If you have a mill, you'll find all kinds of uses for cheap lumber ! Shed, barns, your house, rental houses, you name it....the world is your oyster if you own one of these pearls ! I could take you on an all day (literally) tour around here of the stuff I've built because I had a source of cheap lumber.

The one thing I'd probably do right off is extend the bed. 10-12' just isn't long enough.....you need 16' at a minimum, and 20' is quite handy if you saw rafter material for much of a building in width (I can build a 28' wide house using a 10/12 pitch roof with 16" overhang with a 20' mill bed....and it takes it all).

Yep....I'd BUY IT. Even if you have to go into debt. I financed my Woodmizer mill thru Woodmizer, and don't regret it one lick. I'd do it again if I had too. Any tool that makes you that much money simply doesn't cost anything in the long run.

Floor joists for a rental house: 120--2x8x14' 18.66bdft/ea = 2240'bdft Two days work to log out, two days to saw. HomeDepot price at that time was about $14 ea (w/tax). That pile is worth 120x14 = $1680 + about 30% more you'd have to EARN to pay the govt taxes (income, SS, etc) to have 1680 AFTER TAX bucks in your pocket. So that pile is REALLY worth about $2200 (you'd have to earn to go to Home Depot to buy it). Do you MAKE $550/day working a job ? 

That one pile paid for your mill.
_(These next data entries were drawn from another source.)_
 int regtr_instnorm_apply(const float* x, const int32_t* offs, int n_clouds, int n_cap, int C, const float* stats,
-                         const float* res, float slope, float* out, uint8_t* rowflag_out, void* stream_) {
+                         const float* res, const float* res_stats, float slope, float* out, uint8_t* rowflag_out,
+                         void* stream_) {
     cudaStream_t st = (cudaStream_t)stream_;
     if (!offs || n_clouds <= 0 || n_cap < 0 || C <= 0) return REGTR_ERR_ARG;
     if (C % 4 != 0 || (long long)n_cap * (C / 4) >= (1ll << 31)) return REGTR_ERR_UNSUPPORTED;
     if (n_cap == 0) return REGTR_OK;
-    if (!x || !out || !stats) return REGTR_ERR_ARG;
+    if (!x || !out || !stats || (res_stats && !res)) return REGTR_ERR_ARG;
     const float2* stp = reinterpret_cast<const float2*>(stats);
+    const float2* rsp = reinterpret_cast<const float2*>(res_stats);
     if (rowflag_out) {
         const int c4n = C / 4;
         if (c4n > 32 || (c4n & (c4n - 1))) return REGTR_ERR_UNSUPPORTED;
-        k_in_apply<true><<<in_apply_grid((long long)n_cap * c4n), 256, 0, st>>>(x, offs, n_clouds, n_cap, C, stp, res, slope,
-                                                                                  out, rowflag_out);
+        k_in_apply<true><<<in_apply_grid((long long)n_cap * c4n), 256, 0, st>>>(x, offs, n_clouds, n_cap, C, stp, res, rsp,
+                                                                                  slope, out, rowflag_out);
     } else {
         k_in_apply<false><<<in_apply_grid((long long)n_cap * (C / 4)), 256, 0, st>>>(x, offs, n_clouds, n_cap, C, stp, res,
-                                                                                      slope, out, nullptr);
+                                                                                      rsp, slope, out, nullptr);
     }
     REGTR_CHECK_LAUNCH();
     return REGTR_OK;
diff --git a/regtr_b200/kpconv.py b/regtr_b200/kpconv.py
--- a/regtr_b200/kpconv.py
+++ b/regtr_b200/kpconv.py
@@ -243,8 +243,9 @@
             y = y + res
         return F.leaky_relu(y, slope) if slope >= 0 else y
 
-    def apply(self, x, stats, offs, n_clouds, res=None, slope=-1.0, want_flags=False):
-        return ops.instnorm_apply(x, offs, n_clouds, stats, res=res, slope=slope, want_flags=want_flags)
+    def apply(self, x, stats, offs, n_clouds, res=None, res_stats=None, slope=-1.0, want_flags=False):
+        return ops.instnorm_apply(x, offs, n_clouds, stats, res=res, res_stats=res_stats, slope=slope,
+                                  want_flags=want_flags)
 
     def forward(self, x, stack_lengths):
         offs = ops.make_offsets(stack_lengths, x.device)
@@ -259,12 +260,19 @@
         self.mlp = nn.Linear(in_dim, out_dim, bias=False)
         self.batch_norm = BatchNormBlock(out_dim, use_bn, bn_momentum)
 
-    def fuse(self, x, offs, n_clouds, res=None, final_slope=None, m_dev=None, want_flags=False, skip=False):
+    @property
+    def epilogue_stats(self):
+        return self.use_bn and self.out_dim % 32 == 0 and EPILOGUE_STATS
+
+    def fuse(self, x, offs, n_clouds, res=None, res_stats=None, final_slope=None, m_dev=None, want_flags=False,
+             skip=False):
         slope = final_slope if final_slope is not None else (-1.0 if self.no_relu else 0.1)
-        if self.use_bn and self.out_dim % 32 == 0 and EPILOGUE_STATS:
+        if self.epilogue_stats:
             y, stats, *xs = ops.linear_instats(x, self.mlp.weight, offs, n_clouds, m_dev=m_dev, skip=skip)
-            out = self.batch_norm.apply(y, stats, offs, n_clouds, res=res, slope=slope, want_flags=want_flags)
+            out = self.batch_norm.apply(y, stats, offs, n_clouds, res=res, res_stats=res_stats, slope=slope,
+                                        want_flags=want_flags)
         else:
+            assert res_stats is None
             xs = [x]
             out = self.batch_norm.fuse(ops.linear(x, self.mlp.weight, m_dev=m_dev), offs, n_clouds, res=res,
                                        slope=slope, want_flags=want_flags)
@@ -342,9 +350,14 @@
             x = self.KPConv(q, s, idx, x, nq_dev, ns_dev, row_flags=flags)
             x = self.batch_norm_conv.fuse(x, offs_post, nc, slope=0.1)
         shortcut = ops.max_pool(features, idx, ns_dev) if 'strided' in self.block_name else features
+        res_stats = None
         if isinstance(self.unary_shortcut, UnaryBlock):
-            shortcut = self.unary_shortcut.fuse(shortcut, offs_post, nc, m_dev=nq_dev)
-        return self.unary2.fuse(x, offs_post, nc, res=shortcut, final_slope=0.1, m_dev=nq_dev)
+            if self.unary_shortcut.epilogue_stats:
+                shortcut, res_stats = ops.linear_instats(shortcut, self.unary_shortcut.mlp.weight, offs_post, nc,
+                                                         m_dev=nq_dev)
+            else:
+                shortcut = self.unary_shortcut.fuse(shortcut, offs_post, nc, m_dev=nq_dev)
+        return self.unary2.fuse(x, offs_post, nc, res=shortcut, res_stats=res_stats, final_slope=0.1, m_dev=nq_dev)
 
 
 def block_decider(block_name, radius, in_dim, out_dim, layer_ind, config):
diff --git a/regtr_b200/lib.py b/regtr_b200/lib.py
--- a/regtr_b200/lib.py
+++ b/regtr_b200/lib.py
@@ -42,7 +42,7 @@
     'regtr_instnorm_ws_bytes': (_Z, [_I, _I, _I]),
     'regtr_instnorm_counter_bytes': (_Z, [_I, _I]),
     'regtr_instnorm_act': (_I, [_P, _P, _I, _I, _I, _F, _P, _F, _P, _P, _P, _Z, _P, _P]),
-    'regtr_instnorm_apply': (_I, [_P, _P, _I, _I, _I, _P, _P, _F, _P, _P, _P]),
+    'regtr_instnorm_apply': (_I, [_P, _P, _I, _I, _I, _P, _P, _P, _F, _P, _P, _P]),
     'regtr_instnorm_part_bytes': (_Z, [_I, _I]),
     'regtr_gemm_tf32x3_instats': (_I, [_P, _I, _P, _P, _I, _P, _I, _I, _I, _I, _P, _P, _I, _F, _P, _P, _P, _Z, _P]),
     'regtr_split_tf32': (_I, [_P, _c.c_longlong, _P, _P, _P]),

How many times can you repeat the process ?










Fire wood sheds, coming out of my shop, with my house in the background. ALL OF THEM built with the timber off my land......and honestly, in 30 years, I ain't put much of a dent in my timber ! ( I don't sell lumber though....just my own projects)










Need a chicken house ? Gather up a little cheap lumber, and build it ! One of the best things about a bandmill is you can cut a REAL NICE tapered lap siding on it real easy.













Need some extra SOCIAL SECURITY FREE income or a GREAT retirement plan ? Build ya a few rental houses. That pile of floor joists (above), and the rest of the framing, along with all the trim (red oak) and the cabinets (red oak) came off my mill. All told, I had $38sqft in that house (2004)(did most all the labor)(took me a year, part time)


----------



## Esprit

Dayum. I wish that was available in Canada!


----------



## unregistered353870

Check the fine print on the coupon...a lot of those 25% off HF coupons exclude more expensive items like air compressors and generators, so I'm guessing saw mills might be excluded too.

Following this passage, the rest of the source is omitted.